> [Directions for this task]:
Starting at the first line of the data below, repeat each line word for word up to and including the line with "k16) = make_double2(qs, qg);".

> [Records excerpted from a collection]:
* * * * *

     const double dep = CLH(depression), rgh = CLH(rough);
     double qe2r_surf = 0., qe2r_sub = 0.;
+    if (SEG_EARLY)
+        asm volatile("" ::"v"(sg0.lc.x), "v"(sg0.lc.y), "v"(sg0.dk.x), "v"(sg0.dk.y), "v"(sg0.rx.x),
+                     "v"(__builtin_bit_cast(int2, sg0.rx.y).x), "v"(sg0.yr));
     if (nseg) {
         const double isf_seg = rmax(0., usf - q_infil + q_exfil);
-        for (int k = sfirst, k1 = k + nseg; k < k1; k++) {
-            const uint32_t k16 = (uint32_t)k << 4;
-            const double2 lc = *at(p.sg_lc, k16);
-            const int rr = *at(p.sg_r, (uint32_t)k << 2);
-            const double2 dk = p.rrec[2 * (size_t)rr], rx = p.rrec[2 * (size_t)rr + 1];
-            const int rbc = __builtin_bit_cast(int2, rx.y).x;
-            const double bt = rx.x;
-            double yr = GH ? Y.riv(rr) : *at(Y.y + 3 * (size_t)nown, (uint32_t)rr << 3);
+        auto seg_flux = [&](int k, const SegIn &si) __attribute__((always_inline)) {
+            const int rbc = __builtin_bit_cast(int2, si.rx.y).x;
+            const double bt = si.rx.x;
+            double yr = si.yr;
+            asm volatile("" : "+v"(yr));
             if (MODE == 1) yr = (yr >= 0.) ? yr : 0.;
             if (rbc > 0) yr = m.rybc[rbc];
-            const double rdep = dk.x, L = lc.x;
-            const double qs = weir_jtoi(zs, isf_seg, zs - rdep, yr, zs + 0.0, lc.y, L, dep);
-            const double qg = r2e_gw(yr, zs - rdep, ugw, zb, ekh, dk.y, L, bt) * fu_sub;
-            *atw(p.qseg2, k16) = make_double2(qs, qg);
+            const double rdep = si.dk.x, L = si.lc.x;
+            const double qs = weir_jtoi(zs, isf_seg, zs - rdep, yr, zs + 0.0, si.lc.y, L, dep);
+            const double qg = r2e_gw(yr, zs - rdep, ugw, zb, ekh, si.dk.y, L, bt) * fu_sub;
+            *atw(p.qseg2, (uint32_t)k << 4) = make_double2(qs, qg);
             qe2r_surf += -qs;
             qe2r_sub += -qg;
+        };
+        if (SEG_EARLY) seg_flux(sfirst, sg0);
+#pragma unroll 1
+        for (int k = sfirst + (SEG_EARLY ? 1 : 0), k1 = sfirst + nseg; k < k1; k++) {
+            SegIn si;
+            seg_a(k, si);
+            seg_b(si);
+            seg_flux(k, si);
         }
     }
     if (DIAG) {
@@ -434,20 +467,31 @@
 
     bool nan_q = false;
     const double isf = usf < 0. ? 0. : usf;
-    const double area = ldnt(at(p.area, o8));
     const int n_edges = is_lake ? 0 : 3;
     constexpr bool SH = kShareOn(LCT, GH, LAKE, HYB, DIAG) && LSP != 0 && BS == kEleBS;
+    double area = 0.;
+    if (!SH) area = ldnt(at(p.area, o8));
     constexpr bool DEC = !SH && LCT && !LAKE && HYB == 0 && BS == kEleBS && (LSP == 1 || DIAG);
     [[maybe_unused]] const uint32_t evo = (uint32_t)sfl >> kEvoShift;
-    auto edge = [&](int s, int j, double &qsf, double &q, uint32_t &sh) __attribute__((always_inline)) {
-        const int nb = s == 0 ? mt.x : s == 1 ? mt.y : mt.z;
-        const int nc = nb >= 0 ? nb : i;
+    auto edge_load = [&](int s) __attribute__((always_inline)) {
+        EdgeIn e;
+        e.nb = s == 0 ? mt.x : s == 1 ? mt.y : mt.z;
+        const int nc = e.nb >= 0 ? e.nb : i;
         const uint32_t n16 = (uint32_t)nc << 4, n8 = (uint32_t)nc << 3;
-        const double2 g = ldnt2(at(p.ged, o16 + (uint32_t)s * ((uint32_t)NEl << 4)));
-        const double2 nzz = *at(p.zz, n16);
-        const int ncf = *at((const int *)p.meta + 3, n16);
-        const double nsf_raw = GH ? Y.sf(nc) : *at(Y.y, n8);
-        const double ngw_raw = GH ? Y.gw(nc) : *at(Y.y + 2 * (size_t)nown, n8);
+        e.g = ldnt2(at(p.ged, o16 + (uint32_t)s * ((uint32_t)NEl << 4)));
+        e.nzz = *at(p.zz, n16);
+        e.ncf = *at((const int *)p.meta + 3, n16);
+        e.nsf_raw = GH ? Y.sf(nc) : *at(Y.y, n8);
+        e.ngw_raw = GH ? Y.gw(nc) : *at(Y.y + 2 * (size_t)nown, n8);
+        return e;
+    };
+    auto edge_eval = [&](int s, int j, const EdgeIn &e, double &qsf, double &q, uint32_t &sh)
+                         __attribute__((always_inline)) {
+        const int nb = e.nb;
+        [[maybe_unused]] const int nc = nb >= 0 ? nb : i;
+        const double2 g = e.g, nzz = e.nzz;
+        const int ncf = e.ncf;
+        const double nsf_raw = e.nsf_raw, ngw_raw = e.ngw_raw;
         const double B = g.x, d2n = g.y;
         const Recip R2 = recip_nr(d2n);
         qsf = 0.; q = 0.; sh = 0u;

* * * * *

> [Solution]:
     const double dep = CLH(depression), rgh = CLH(rough);
     double qe2r_surf = 0., qe2r_sub = 0.;
+    if (SEG_EARLY)
+        asm volatile("" ::"v"(sg0.lc.x), "v"(sg0.lc.y), "v"(sg0.dk.x), "v"(sg0.dk.y), "v"(sg0.rx.x),
+                     "v"(__builtin_bit_cast(int2, sg0.rx.y).x), "v"(sg0.yr));
     if (nseg) {
         const double isf_seg = rmax(0., usf - q_infil + q_exfil);
-        for (int k = sfirst, k1 = k + nseg; k < k1; k++) {
-            const uint32_t k16 = (uint32_t)k << 4;
-            const double2 lc = *at(p.sg_lc, k16);
-            const int rr = *at(p.sg_r, (uint32_t)k << 2);
-            const double2 dk = p.rrec[2 * (size_t)rr], rx = p.rrec[2 * (size_t)rr + 1];
-            const int rbc = __builtin_bit_cast(int2, rx.y).x;
-            const double bt = rx.x;
-            double yr = GH ? Y.riv(rr) : *at(Y.y + 3 * (size_t)nown, (uint32_t)rr << 3);
+        auto seg_flux = [&](int k, const SegIn &si) __attribute__((always_inline)) {
+            const int rbc = __builtin_bit_cast(int2, si.rx.y).x;
+            const double bt = si.rx.x;
+            double yr = si.yr;
+            asm volatile("" : "+v"(yr));
             if (MODE == 1) yr = (yr >= 0.) ? yr : 0.;
             if (rbc > 0) yr = m.rybc[rbc];
-            const double rdep = dk.x, L = lc.x;
-            const double qs = weir_jtoi(zs, isf_seg, zs - rdep, yr, zs + 0.0, lc.y, L, dep);
-            const double qg = r2e_gw(yr, zs - rdep, ugw, zb, ekh, dk.y, L, bt) * fu_sub;
-            *atw(p.qseg2, k16) = make_double2(qs, qg);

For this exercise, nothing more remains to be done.